After nearly four years at Save the Children, last year Roisin pivoted back into Higher Education for another new role. “I really wanted to build on aspects that I’d most enjoyed from previous roles around designing content and communicating what an organisation is trying to do, to get people on board with it and help them understand it”, she says of returning to a more traditionally information- and communications-related job in UCL’s Vice-Provost’s Office for Education and Students.

“My role is to drive forward communications that are in any way related to the education strategy”, Roisin says. “Our office manages a wide variety of education improvement projects across the institution and it’s my job to communicate what those are, find examples of good practice, manage some related websites and work with communication heads from across the university to make sure we’re all on the same page”.

Roisin says she didn’t even know that lots of the roles she went on to take even existed when she decided to study Librarianship. “From my graduate traineeship, I knew I wanted to work in a role related to learning in HE, so I came into the course with a specific interest in academic librarianship”, she says. “The course is so broad that people can come in with many different kinds of interests, and that was mine, though I was exposed to other areas that also caught my attention”. After getting the Faculty Team Librarian position in Leeds, Roisin assumed she would stay in that area going forward. “I have since discovered that your interests can just snowball and take you from place to place”, she says.

Roisin credits the Librarianship course at the Information School with giving her confidence in her career. “At the time it helped me to develop relationships in my workplace because I could come and say ‘I’m looking for a project, here are my interests’, and get to work on real-world problems within their strategy at the library”, she says of the benefit of taking the course alongside her job.
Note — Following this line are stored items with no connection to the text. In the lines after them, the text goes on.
template <int NP>
__global__ void __launch_bounds__(64 * SOLVE_MAX_WARPS, 1) upd_solve_kernel(const Sl2Dev d, int stream_lo) {
  using L = SolveLayout<NP>;
  extern __shared__ __align__(16) uint8_t smem_raw[];
  pdl_prologue();
  double *pan = reinterpret_cast<double *>(smem_raw);
  double *Wm = pan + L::PAN_DOUBLES;
  const uint32_t bars = smem_u32(Wm + NP * 16 * UPD_WS);
  double2 *xbuf = reinterpret_cast<double2 *>(Wm + NP * 16 * UPD_WS + NP + (NP & 1));
  double *ybuf = reinterpret_cast<double *>(xbuf + 2 * SOLVE_MAX_WARPS * 2 * 32);
  const int s = stream_lo + blockIdx.y;
  const int m = d.upd_m[s];
  if (m == 0) return;
  const int tid = threadIdx.x, nthr = blockDim.x;
  const int ngrp = nthr >> 6;
  const int warp = tid >> 5, lane = tid & 31, lr = lane >> 2, lc = lane & 3;
  const int g = warp % ngrp, rho = warp / ngrp;
  const int n = SL2_NXV + 3 * d.nfeat[s];
  const int ncols = n + 1;
  if (blockIdx.x * ngrp * 8 >= ncols) return;
  const int ldg = d.ldg;
  double *__restrict__ G = d.G + (size_t)s * d.mmax * ldg;
  const double *__restrict__ Wp = d.Wp + (size_t)s * SL2_MAX_PANELS * 256;
  const int m8 = (m + 7) & ~7;
  const bool full = L::SPLIT == NP && m8 >= 16 * NP - 8;
  const int zend = full ? 16 * NP : m8;

  if (tid == 0) {
    for (int p = 0; p < NP; ++p) mbar_init(bars + 8 * p, 1);
    fence_barrier_init();
    fence_proxy_async();
  }
  auto zero_pads = [&](int plo, int phi) {
    for (int e = tid; e < (phi - plo) * 16; e += nthr) {
      const int p = plo + (e >> 4), r = e & 15;
      const int cfirst = 16 * p + 16;
      if (16 * p < m)
        for (int c = max(m, cfirst); c < zend; ++c) pan[L::off(p) + r * L::pw(p) + (c - cfirst)] = 0.0;
    }
  };
  zero_pads(0, L::SPLIT);
  __syncthreads();
  auto request = [&](int p) {
    if (16 * p < m) {
      const int cfirst = 16 * p + 16;
      const int nrow = min(16, m - 16 * p);
      const uint32_t ubytes = m > cfirst ? (uint32_t)(m - cfirst) * 8u : 0u;
      const uint32_t bar = bars + 8 * p;
      if (lane == 0) mbar_expect_tx(bar, (uint32_t)nrow * ubytes + 16u * 128u);
      __syncwarp();
      if (lane < 16) {
        if (lane < nrow && ubytes)
          bulk_g2s(pan + L::off(p) + lane * L::pw(p), G + (size_t)(16 * p + lane) * ldg + cfirst, ubytes, bar);
      } else {
        bulk_g2s(Wm + ((size_t)p * 16 + (lane - 16)) * UPD_WS, Wp + (size_t)p * 256 + (lane - 16) * 16, 128u, bar);
      }
    }
  };
  if (warp == 0) {
#pragma unroll 1
    for (int p = 0; p < L::SPLIT; ++p) request(p);
  }

  int xpar = 0;
  auto solve_group = [&](auto full_c, const int grp) {
    constexpr bool FULL = decltype(full_c)::value;
    const int c0 = 8 * grp;
    const bool wact = c0 < ncols;
    const int cc = c0 + 2 * lc;
    const int cval = wact ? min(2, ncols - cc) : 0;
    double *gcol = G + m + cc;
    double acc[(NP + 1) & ~1][2];
    {
      const int ccn = cc + 8 * (int)(gridDim.x * ngrp);
      if (L::SPLIT >= NP && ccn < ncols) {
#pragma unroll
        for (int t = 0; t < NP; ++t) {
          const int row = 8 * (2 * t + rho) + lr;
          if (row < m) asm volatile("prefetch.global.L2 [%0];" ::"l"(G + m + ccn + (size_t)row * ldg));
        }
      }
    }
#pragma unroll
    for (int t = 0; t < ((NP + 1) & ~1); ++t) {
      const int row = 8 * (2 * t + rho) + lr;
      acc[t][0] = acc[t][1] = 0.0;
      if (row < m) {
        if (cval >= 2) {
          const double2 v = *reinterpret_cast<const double2 *>(gcol + (size_t)row * ldg);
          acc[t][0] = v.x;
          acc[t][1] = v.y;
        } else if (cval == 1) {
          acc[t][0] = gcol[(size_t)row * ldg];
        }
      }
    }

#pragma unroll
    for (int p = 0; p < NP; ++p) {
      if (FULL || 16 * p < m) {
        if (L::SPLIT < NP && p == L::REUSE) {
          __syncthreads();
          zero_pads(L::SPLIT, NP);
          __syncthreads();
          if (warp == 0) {
            fence_proxy_async();
#pragma unroll 1
            for (int q = L::SPLIT; q < NP; ++q) request(q);
          }
        }
        if (!wact) continue;
        xpar ^= 1;
        double2 *xb = xbuf + ((size_t)(xpar * ngrp + g) * 2) * 32;
        xb[rho * 32 + lane] = make_double2(acc[p][0], acc[p][1]);
        asm volatile("bar.sync %0, 64;" ::"r"(1 + g) : "memory");
        const double2 other = xb[(rho ^ 1) * 32 + lane];
        const double cp2[2][2] = {{rho ? other.x : acc[p][0], rho ? other.y : acc[p][1]},
                                  {rho ? acc[p][0] : other.x, rho ? acc[p][1] : other.y}};
        mbar_wait(bars + 8 * p, 0);
        const double *pb = pan + L::off(p);
        const int PW = L::pw(p);
        const double *wb = Wm + (size_t)p * 16 * UPD_WS;
        double cb[4];
#pragma unroll
        for (int ks = 0; ks < 4; ++ks) cb[ks] = c_to_b(cp2, ks, lane);
        double d0 = 0.0, d1 = 0.0;
#pragma unroll
        for (int ks = 0; ks < 4; ++ks) dmma884(d0, d1, wb[(8 * rho + lr) * UPD_WS + 4 * ks + lc], cb[ks]);
        {
          const int row = 16 * p + 8 * rho + lr;
          if (row < m) {
            if (cval >= 2) *reinterpret_cast<double2 *>(gcol + (size_t)row * ldg) = make_double2(d0, d1);
            else if (cval == 1) gcol[(size_t)row * ldg] = d0;
          }
        }
        if (p + 1 < NP) {
          double *yg = ybuf + (size_t)g * 128;
          *reinterpret_cast<double2 *>(yg + (8 * rho + lr) * 8 + 2 * lc) = make_double2(d0, d1);
          asm volatile("bar.sync %0, 64;" ::"r"(1 + g) : "memory");
          double yb[4];
#pragma unroll
          for (int ks = 0; ks < 4; ++ks) yb[ks] = -yg[(4 * ks + lc) * 8 + lr];
          const double *pbr = pb + 8 * rho + lr;
#pragma unroll
          for (int ks = 0; ks < 4; ++ks) {
#pragma unroll
            for (int t = (p + 1) & ~1; t < NP; t += 2) {
              const bool has[2] = {t > p && (FULL || 8 * (2 * t + rho) < m),
                                   t + 1 < NP && (FULL || 8 * (2 * t + 2 + rho) < m)};
              if (has[0] || has[1]) {
                double a[2];
#pragma unroll
                for (int h = 0; h < 2; ++h) a[h] = has[h] ? pbr[(4 * ks + lc) * PW + 16 * (t + h - p - 1)] : 0.0;
                double c[4] = {acc[t][0], acc[t][1], acc[t + 1][0], acc[t + 1][1]};
                dmma1684(c, a, yb[ks]);
                acc[t][0] = c[0];
                acc[t][1] = c[1];
                acc[t + 1][0] = c[2];
                acc[t + 1][1] = c[3];
              }
            }
          }
        }
      }
    }
  };
  for (int grp = blockIdx.x * ngrp + g; L::SPLIT < NP ? grp == (int)(blockIdx.x * ngrp + g) : 8 * grp < ncols;
       grp += gridDim.x * ngrp) {
    if (L::SPLIT == NP && full) solve_group(std::true_type{}, grp);
    else solve_group(std::false_type{}, grp);
  }
}

constexpr int SYRK_THREADS = 128;
template <int KC, int ST>
__global__ void __launch_bounds__(SYRK_THREADS, 3) upd_syrk_kernel(const Sl2Dev d, int stream_lo) {
  constexpr int STAGE = 2 * KC * UPD_YS;
  constexpr int NW = SYRK_THREADS / 32;
  extern __shared__ __align__(16) uint8_t smem_raw[];
  double *stage_buf = reinterpret_cast<double *>(smem_raw);
  pdl_prologue();
  const int s = stream_lo + blockIdx.y;
  const int m = d.upd_m[s];
  if (m == 0) return;
  const int n = SL2_NXV + 3 * d.nfeat[s];
  int tb = 0;
  const int t = blockIdx.x;
  while ((tb + 1) * (tb + 2) / 2 <= t) ++tb;
  const int ta = t - tb * (tb + 1) / 2;
  if (tb * 64 >= n + 1) return;
  const int tid = threadIdx.x, warp = tid >> 5, lane = tid & 31, lr = lane >> 2, lc = lane & 3;
  const int wa = (warp & 1) * 32, wb = (warp >> 1) * 32;
  const int ld = d.ld, ldg = d.ldg;
  double *__restrict__ P = d.P + (size_t)s * ld * ld;
  double *__restrict__ x = d.x + (size_t)s * ld;
  const double *__restrict__ G = d.G + (size_t)s * d.mmax * ldg;
  const bool diag = ta == tb;
  const int bi0 = wa >> 3, bj0 = wb >> 3;
  unsigned cmask = 0xFFFFu, mmask = 0xFFFFu;
  if (diag) {
    cmask = mmask = 0u;
#pragma unroll
    for (int bi = 0; bi < 4; ++bi)
#pragma unroll
      for (int bj = 0; bj < 4; ++bj) {
        if (bi0 + bi <= bj0 + bj) cmask |= 1u << (4 * bi + bj);
        if (bi0 + bi < bj0 + bj) mmask |= 1u << (4 * bi + bj);
      }
  }
  const bool skip = cmask == 0u;
  if (!skip) {
#pragma unroll
    for (int i = 0; i < 4; ++i) {
      const int a = ta * 64 + wa + i * 8, bq = tb * 64 + wb + lane;
      if (a < n && bq < n) asm volatile("prefetch.global.L2 [%0];" ::"l"(P + a + (size_t)ld * bq));
    }
  }
  const int kr = m, lim = m + n + 1;
  const int nchunk = (kr + KC - 1) / KC;
  const int cA = m + ta * 64 + 2 * lane, cB = m + tb * 64 + 2 * lane;
  const int bytesA = cA + 1 < lim ? 16 : (cA < lim ? 8 : 0);
  const int bytesB = cB + 1 < lim ? 16 : (cB < lim ? 8 : 0);
  const double *srcA = G + (bytesA ? cA : 0);
  const double *srcB = G + (bytesB ? cB : 0);
  const double *pa = srcA + (size_t)warp * ldg, *pb = srcB + (size_t)warp * ldg;
  const uint32_t sdst = smem_u32(stage_buf + 2 * lane + warp * UPD_YS);
  const size_t rstep = (size_t)NW * ldg;
  auto stage = [&](int chunk) {
    const uint32_t dd = sdst + (uint32_t)(chunk % ST) * (STAGE * 8);
    if ((chunk + 1) * KC <= kr) {
#pragma unroll
      for (int j = 0; j < KC / NW; ++j) {
        asm volatile("cp.async.cg.shared.global [%0], [%1], 16, %2;" ::"r"(dd + j * NW * UPD_YS * 8),
                     "l"(pa + j * rstep), "r"(bytesA)
                     : "memory");
        if (!diag)
          asm volatile("cp.async.cg.shared.global [%0], [%1], 16, %2;" ::"r"(dd + (KC + j * NW) * UPD_YS * 8),
                       "l"(pb + j * rstep), "r"(bytesB)
                       : "memory");
      }
    } else {
#pragma unroll
      for (int j = 0; j < KC / NW; ++j) {
        const bool kv = chunk * KC + warp + NW * j < kr;
        asm volatile("cp.async.cg.shared.global [%0], [%1], 16, %2;" ::"r"(dd + j * NW * UPD_YS * 8),
                     "l"(kv ? pa + j * rstep : srcA), "r"(kv ? bytesA : 0)
                     : "memory");
        if (!diag)
          asm volatile("cp.async.cg.shared.global [%0], [%1], 16, %2;" ::"r"(dd + (KC + j * NW) * UPD_YS * 8),
                       "l"(kv ? pb + j * rstep : srcB), "r"(kv ? bytesB : 0)
                       : "memory");
      }
    }
    pa += (size_t)KC * ldg;
    pb += (size_t)KC * ldg;
  };
  double acc[2][4][4];
#pragma unroll
  for (int i = 0; i < 2; ++i)
#pragma unroll
    for (int j = 0; j < 4; ++j)
#pragma unroll
      for (int e = 0; e < 4; ++e) acc[i][j][e] = 0.0;
#pragma unroll
  for (int c = 0; c < ST - 1; ++c) {
    if (c < nchunk) stage(c);
    cp_async_commit();
  }
  for (int ch = 0; ch < nchunk; ++ch) {
    cp_async_wait<ST - 2>();
    __syncthreads();
    if (ch + ST - 1 < nchunk) stage(ch + ST - 1);
    cp_async_commit();
    if (!skip) {
      const double *Ya = stage_buf + (size_t)(ch % ST) * STAGE;
      const double *Yb = diag ? Ya : Ya + KC * UPD_YS;
      const int krem = kr - ch * KC;
      auto chunk = [&](auto diag_c) {
        constexpr bool DIAG = decltype(diag_c)::value;
        auto kstep = [&](int kk) {
          double a[2][4], b[4][2];
#pragma unroll
          for (int i = 0; i < 2; ++i)
#pragma unroll
            for (int e = 0; e < 4; ++e)
              a[i][e] = Ya[(kk + lc + 4 * (e >> 1)) * UPD_YS + wa + 16 * i + 8 * (e & 1) + lr];
#pragma unroll
          for (int j = 0; j < 4; ++j)
#pragma unroll
            for (int e = 0; e < 2; ++e) b[j][e] = Yb[(kk + lc + 4 * e) * UPD_YS + wb + j * 8 + lr];
#pragma unroll
          for (int i = 0; i < 2; ++i)
#pragma unroll
            for (int j = 0; j < 4; ++j)
              if (!DIAG || 2 * i <= j) dmma1688(acc[i][j], a[i], b[j]);
        };
        if (krem >= KC) {
#pragma unroll
          for (int kk = 0; kk < KC; kk += 8) kstep(kk);
        } else {
#pragma unroll 1
          for (int kk = 0; kk < krem; kk += 8) kstep(kk);
        }
      };
      if (cmask == 0xFFFFu) chunk(std::false_type{});
      else chunk(std::true_type{});
    }
  }
  if (skip) return;
#pragma unroll
  for (int bi = 0; bi < 4; ++bi) {
    const int i = bi >> 1, h = bi & 1;
    const int a = ta * 64 + wa + bi * 8 + lr;
    double pold[4][2];
#pragma unroll
    for (int j = 0; j < 4; ++j)
#pragma unroll
      for (int e = 0; e < 2; ++e) {
        const int bq = tb * 64 + wb + j * 8 + 2 * lc + e;
        pold[j][e] = (((cmask >> (4 * bi + j)) & 1u) && a < n && bq < n) ? P[a + (size_t)ld * bq] : 0.0;
      }
#pragma unroll
    for (int j = 0; j < 4; ++j) {
      if (!((cmask >> (4 * bi + j)) & 1u)) continue;
      const int bq = tb * 64 + wb + j * 8 + 2 * lc;
      const double c0 = acc[i][j][2 * h], c1 = acc[i][j][2 * h + 1];
      const double v0 = pold[j][0] - c0, v1 = pold[j][1] - c1;
      if (a < n && bq < n) {
        P[a + (size_t)ld * bq] = v0;
        if (bq + 1 < n) P[a + (size_t)ld * (bq + 1)] = v1;
        if ((mmask >> (4 * bi + j)) & 1u) {
          double *dst = P + bq + (size_t)ld * a;
          if (bq + 1 < n) *reinterpret_cast<double2 *>(dst) = make_double2(v0, v1);
          else *dst = v0;
        }
      }
      if (a < n) {
        if (bq == n) x[a] += c0;
        if (bq + 1 == n) x[a] += c1;
      }
    }
  }
}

These experiences helped her reach more senior positions, and she continued to find aspects of her studies helping her in ways she never expected.

In a strange case of serendipity, Roisin’s MA dissertation looked at the hot topic of Open Access in universities, specifically researching how the in-house Open Access publishing model at UCL - her current employer - would work at the University of Leeds.

“I’d suggest to any new students that they should try and make the most of the variety of different experiences and backgrounds that both the staff and students have”, Roisin says. “It sounds obvious, but outside of modules just talk to people. The staff are so approachable that if you look up what peoples’ backgrounds and interests are, they’d be happy to talk you through what those areas involve, what the pitfalls are and what a career in that area might look like. Think broadly about where a career in librarianship can take you because there isn’t just a single career route and there are so many people on your doorstep who can explain the many options to you”.

Looking back on her varied career and further to her time studying at the Information School, Roisin sees a trajectory of increasing confidence and conviction alongside the continuing success in her work. “I’ve found that you get a lot of different reactions when you tell people you studied librarianship, like ‘why do you even need to study that?’, and initially I felt a bit defensive about it, like I needed to defend it to some people as a ‘real subject’”, she says. “However, through my work experience I’ve become a much more vocal advocate for what librarianship is, what a librarian can do and how librarians are so useful to so many aspects of life. Now I think you just have to fly the flag for it. People need to know how valuable librarians are in any society or industry.”